▶ [Goal of the exercise]
Search the data for the string "lines", and report each line where it is found.

[[ Excerpted data, beginning ]]

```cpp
template <int NW, int UPS, int SC = 0>
struct WinoGeo {
    static constexpr int NT = NW * 64;
    static constexpr int NB = NW == 8 ? 1 : 2;
    static constexpr int NP = UPS ? 9 : 16;
    static constexpr int NPU = NP + SC;
    static constexpr int PW = UPS ? 3 : 4;
    static constexpr int NPIECE = PW * PW;
    static constexpr int PPI = UPS ? 3 : 2;
    static constexpr int TIN = UPS ? 8 : 16;
    static constexpr int HALO = UPS ? 10 : 18;
    static constexpr int HALF = 18 * 9;
    static constexpr int PIECES = HALO * HALO * 4;
    static constexpr int RAW_IT = (PIECES + NT - 1) / NT;
    static constexpr int RAW_BYTES = RAW_IT * NT * 16;
    static constexpr int U_BYTES = NPU * 32 * 16 * 4;
    static constexpr int U_PIECES = U_BYTES / 16;
    static constexpr int U_IT = (U_PIECES + NT - 1) / NT;
    static constexpr int U_LDS = U_IT * NT * 16;
    static constexpr int SMEM = 2 * RAW_BYTES + 2 * U_LDS + WINO_PAR_BYTES;
    static constexpr int OCC = (UPS && NW == 4) ? 2 : 1;
// ... 83 lines not shown
    return r;
}
__device__ __forceinline__ f32x4 f4norm_clamp(const f32x4 v, const f32x4 m, const f32x4 r, const f32x4 lo, const f32x4 hi) {
    const f32x4 n = e4mul(f4sub(v, m), r);
    f32x4 o;
#pragma unroll
    for (int e = 0; e < 4; ++e) o[e] = med3(n[e], lo[e], hi[e]);
    return o;
}

template <class F, int... I>
__device__ __forceinline__ void static_for(F&& f, std::integer_sequence<int, I...>) {
    (f(std::integral_constant<int, I>{}), ...);
}

template <int EPI, int ABL = 0, int NW = 4, int UPS = 1, int SC = 0, int PERIMG = 0>
__global__ __launch_bounds__(NW * 64, (WinoGeo<NW, UPS, SC>::OCC)) void conv_wino_k(const ConvP p) {
    static_assert(UPS == 1 && NW == 4, "library kernel: upsample-fused form, 4 waves");
    static_assert(!(EPI & E_POOL), "no pooling behind an upsample");
    using G = WinoGeo<NW, UPS, SC>;
    constexpr int NPU = G::NPU;
    constexpr int RAW_BYTES = G::RAW_BYTES, U_BYTES = G::U_BYTES, U_LDS = G::U_LDS, NT = G::NT, NB = G::NB, NP = G::NP, PW = G::PW, NPIECE = G::NPIECE;
    extern __shared__ __attribute__((aligned(16))) char smem[];
    const int tid = threadIdx.x;
    const int wave = __builtin_amdgcn_readfirstlane(tid >> 6);
    const int lane = tid & 63, t = lane & 15, q = lane >> 4;
    const int tr = t >> 3, tc = t & 7;
    const int tg = wave;
    const int nchunks = p.Cin >> 4;
    const int n_ntiles = p.Cout >> 5;

    struct Item { int tx, ty, b, nt; };
    Item cur, nxt, dlt;
    {
        const int GD = gridDim.x, w = blockIdx.x;
// ... 100 lines not shown
        constexpr int PAR = decltype(par_c)::value;
        constexpr bool FIRST = decltype(first_c)::value;
        const bool own_u = c + 1 < nchunks, own_r = c + 2 < nchunks;
        const rsrc_t rs_u = make_rsrc(own_u ? w_t : w_n);
        const rsrc_t rs_ul = make_rsrc(own_u ? w_t : w_n, u_last_num);
        const rsrc_t rs_r = make_rsrc(own_r ? in_t : in_n);
        const rsrc_t rs_rl = make_rsrc(own_r ? in_t : in_n, raw_last_num);
        const int usoff = own_u ? (c + 1) * U_BYTES : 0;
        const int rsoff = (own_r ? c + 2 : c + 2 - nchunks) * 64;
        char* const udst = smem + 2 * RAW_BYTES + (1 - PAR) * U_LDS;
        char* const rdst = smem + PAR * RAW_BYTES;
        if (ABL & 128) {
            f32x4 u01[2] = {vcur[0], vcur[1]};
#pragma unroll
            for (int i = 0; i < NPU; ++i) {
                const f32x4 vv = vcur[i < NP ? i : 0];
#pragma unroll
                for (int s = 0; s < 4; ++s)
#pragma unroll
                    for (int nb = 0; nb < NB; ++nb)
                        acc[i][nb] = __builtin_amdgcn_mfma_f32_16x16x4f32(u01[nb][s], vv[s], (FIRST && s == 0) ? f32x4{0.f, 0.f, 0.f, 0.f} : acc[i][nb], 0, 0, 0);
            }
#pragma unroll
            for (int i = 0; i < NPIECE; ++i) vnext[i] = vcur[i];
            return;
        }
        const unsigned ub = PAR ? offU1 : offU;
        constexpr int RB = (1 - PAR) * RAW_BYTES;
        f32x4 u[4][NB];
        f32x4 (&d)[NPIECE] = vnext;
        u[0][0] = lds_rd128<0>(ub);
// ... 12 lines not shown
            }, std::make_integer_sequence<int, G::PPI>{});
            constexpr int cdx = i - 3;
            static_assert(G::col_iter(0) == 3 && G::col_iter(PW - 1) == PW + 2, "column release schedule");
            if constexpr (cdx >= 0 && cdx < PW) {
                asm volatile("s_waitcnt lgkmcnt(%5)" : "+v"(d[cdx * 3 + 0]), "+v"(d[cdx * 3 + 1]), "+v"(d[cdx * 3 + 2]), "+v"(u[i & 3][0]), "+v"(u[i & 3][1]) : "i"(G::younger(i)));
            } else {
                lds_release2<G::younger(i)>(u[i & 3][0], u[i & 3][1]);
            }
            __builtin_amdgcn_sched_barrier(0);
            if (!(ABL & 1)) {
                {
                    if constexpr (i < G::U_IT) bufld16_rs(i == G::U_IT - 1 ? rs_ul : rs_u, udst + (i * NT + wave * 64) * 16, tid * 16, usoff + i * NT * 16);
                    if constexpr (i < G::RAW_IT) bufld16_rs(i == G::RAW_IT - 1 ? rs_rl : rs_r, rdst + (i * NT + wave * 64) * 16, asrc[i], rsoff);
                }
            }
            const f32x4 vv = vcur[i < NP ? (i % PW) * PW + i / PW : 0];
#pragma unroll
            for (int s = 0; s < 4; ++s)
#pragma unroll
                for (int nb = 0; nb < NB; ++nb)
                    acc[i][nb] = __builtin_amdgcn_mfma_f32_16x16x4f32(u[i & 3][nb][s], vv[s], (FIRST && s == 0) ? f32x4{0.f, 0.f, 0.f, 0.f} : acc[i][nb], 0, 0, 0);
            static_for([&](auto xc) {
                constexpr int k = decltype(xc)::value;
                if constexpr (G::col_iter(k) == i) col_pass(d, k);
                if constexpr (G::row_iter(k) == i) row_pass(d, k);
            }, std::make_integer_sequence<int, PW>{});
        }, std::make_integer_sequence<int, NPU>{});
    };

    int par_ntile = -1, par_img = -1;
    long long tl[6] = {0, 0, 0, 0, 0, 0}, tl_t = 0;
// ... 53 lines not shown
        const int yb = e_y0 + 4 * tg + 2 * tr, xb = e_x0 + 2 * tc;
        f32x4 resv[NB][2][2];
        if (EPI & (E_RES | E_RES_UPS)) {
#pragma unroll
            for (int nb = 0; nb < NB; ++nb)
#pragma unroll
                for (int i = 0; i < 2; ++i)
#pragma unroll
                    for (int j = 0; j < 2; ++j) {
                        const int y = yb + i, x = xb + j;
                        const int ry = (EPI & E_RES_UPS) ? (y >> 1) : y, rx = (EPI & E_RES_UPS) ? (x >> 1) : x;
                        resv[nb][i][j] = f32x4{0.f, 0.f, 0.f, 0.f};
                        if (y < p.H && x < p.W)
                            resv[nb][i][j] = *(const f32x4*)(res_b + ((ry + 1) * (p.Wr + 2) + rx + 1) * p.Cout + e_ntile * 32 + nb * 16 + 4 * q);
                    }
        }
        if constexpr (SC) {
            const int ly = yb >> 1, lx = xb >> 1;
            if (ly < p.Hi && lx < p.Wi) {
                float* sc_b = p.sc_out + (size_t)e_b * (size_t)(p.Hi + 2) * (p.Wi + 2) * p.Cout + ((size_t)(ly + 1) * (p.Wi + 2) + lx + 1) * p.Cout;
#pragma unroll
                for (int nb = 0; nb < NB; ++nb) *(f32x4*)(sc_b + e_ntile * 32 + nb * 16 + 4 * q) = acc[NP][nb];
            }
        }
#pragma unroll
        for (int nb = 0; nb < NB; ++nb) {
            const int co = e_ntile * 32 + nb * 16 + 4 * q;
            f32x4 Y[2][2];
            f32x4 T[2][3];
#pragma unroll
            for (int c = 0; c < 3; ++c) {
                T[0][c] = acc[0 + c][nb] + acc[3 + c][nb];
                T[1][c] = acc[0 + c][nb] + acc[6 + c][nb];
            }
#pragma unroll
            for (int i = 0; i < 2; ++i) {
                Y[i][0] = T[i][0] + T[i][1];
                Y[i][1] = T[i][0] + T[i][2];
// ... 26 lines not shown
                        else if (p.out_p8) *(f32x4*)(out_b + (size_t)(co >> 3) * ((size_t)(p.H + 2) * (p.W + 8) * 8) + ((size_t)(y + 1) * (p.W + 8) + x + 4) * 8 + (co & 7)) = o;
                        else *(f32x4*)(out_b + ((y + 1) * (p.W + 2) + x + 1) * p.Cout + co) = o;
                    }
                }
        }
        tick(5);
    }
    asm volatile("s_waitcnt vmcnt(0)" ::: "memory");
    if ((ABL & 16) && lane == 0) {
        long long* dbg = p.dbg;
#pragma unroll
        for (int k = 0; k < 6; ++k) dbg[(blockIdx.x * NW + wave) * 6 + k] = tl[k];
    }
}

__global__ void pack_wino_k(const float* __restrict__ w, float* __restrict__ dst, int Cout, int Cin, int ups,
                            const float* __restrict__ wsc = nullptr) {
    constexpr int CH = 16;
    const int npt = ups ? 9 : 16, pw = ups ? 3 : 4;
    const int np = npt + (wsc ? 1 : 0);
    const size_t total = (size_t)Cout * Cin * np;
    for (size_t i = blockIdx.x * (size_t)blockDim.x + threadIdx.x; i < total; i += (size_t)gridDim.x * blockDim.x) {
        size_t r = i;
        const int cl = (int)(r % CH); r /= CH;
        const int j = r & 31; r >>= 5;
        const int pos = (int)(r % np); r /= np;
        const int nchunks = Cin / CH;
        const int chunk = r % nchunks; r /= nchunks;
        const int n_tile = (int)r;
        const int e = cl & 3, qs = cl >> 2;
        const int qq = qs ^ ((0 - (j >> 2)) & 3);
        const int co = n_tile * 32 + j, ci = chunk * CH + qq * 4 + e;
        if (pos >= npt) { dst[i] = wsc[(size_t)co * Cin + ci]; continue; }
        const float* g = w + ((size_t)co * Cin + ci) * 9;
        const int pr = pos / pw, pc = pos % pw;
        auto G3 = [&](int row, float g0, float g1, float g2) {
            if (ups) return row == 0 ? g0 + g1 + g2 : (row == 1 ? g0 : g2);
            return row == 0 ? g0 : (row == 1 ? 0.5f * (g0 + g1 + g2) : (row == 2 ? 0.5f * (g0 - g1 + g2) : g2));
        };
        float rowv[3];
#pragma unroll
        for (int kx = 0; kx < 3; ++kx) rowv[kx] = G3(pr, g[0 * 3 + kx], g[1 * 3 + kx], g[2 * 3 + kx]);
        dst[i] = G3(pc, rowv[0], rowv[1], rowv[2]);
    }
}
```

[[ Excerpted data, end ]]

▶ [Exercise response]
// ... 83 lines not shown
// ... 100 lines not shown
// ... 12 lines not shown
// ... 53 lines not shown
// ... 26 lines not shown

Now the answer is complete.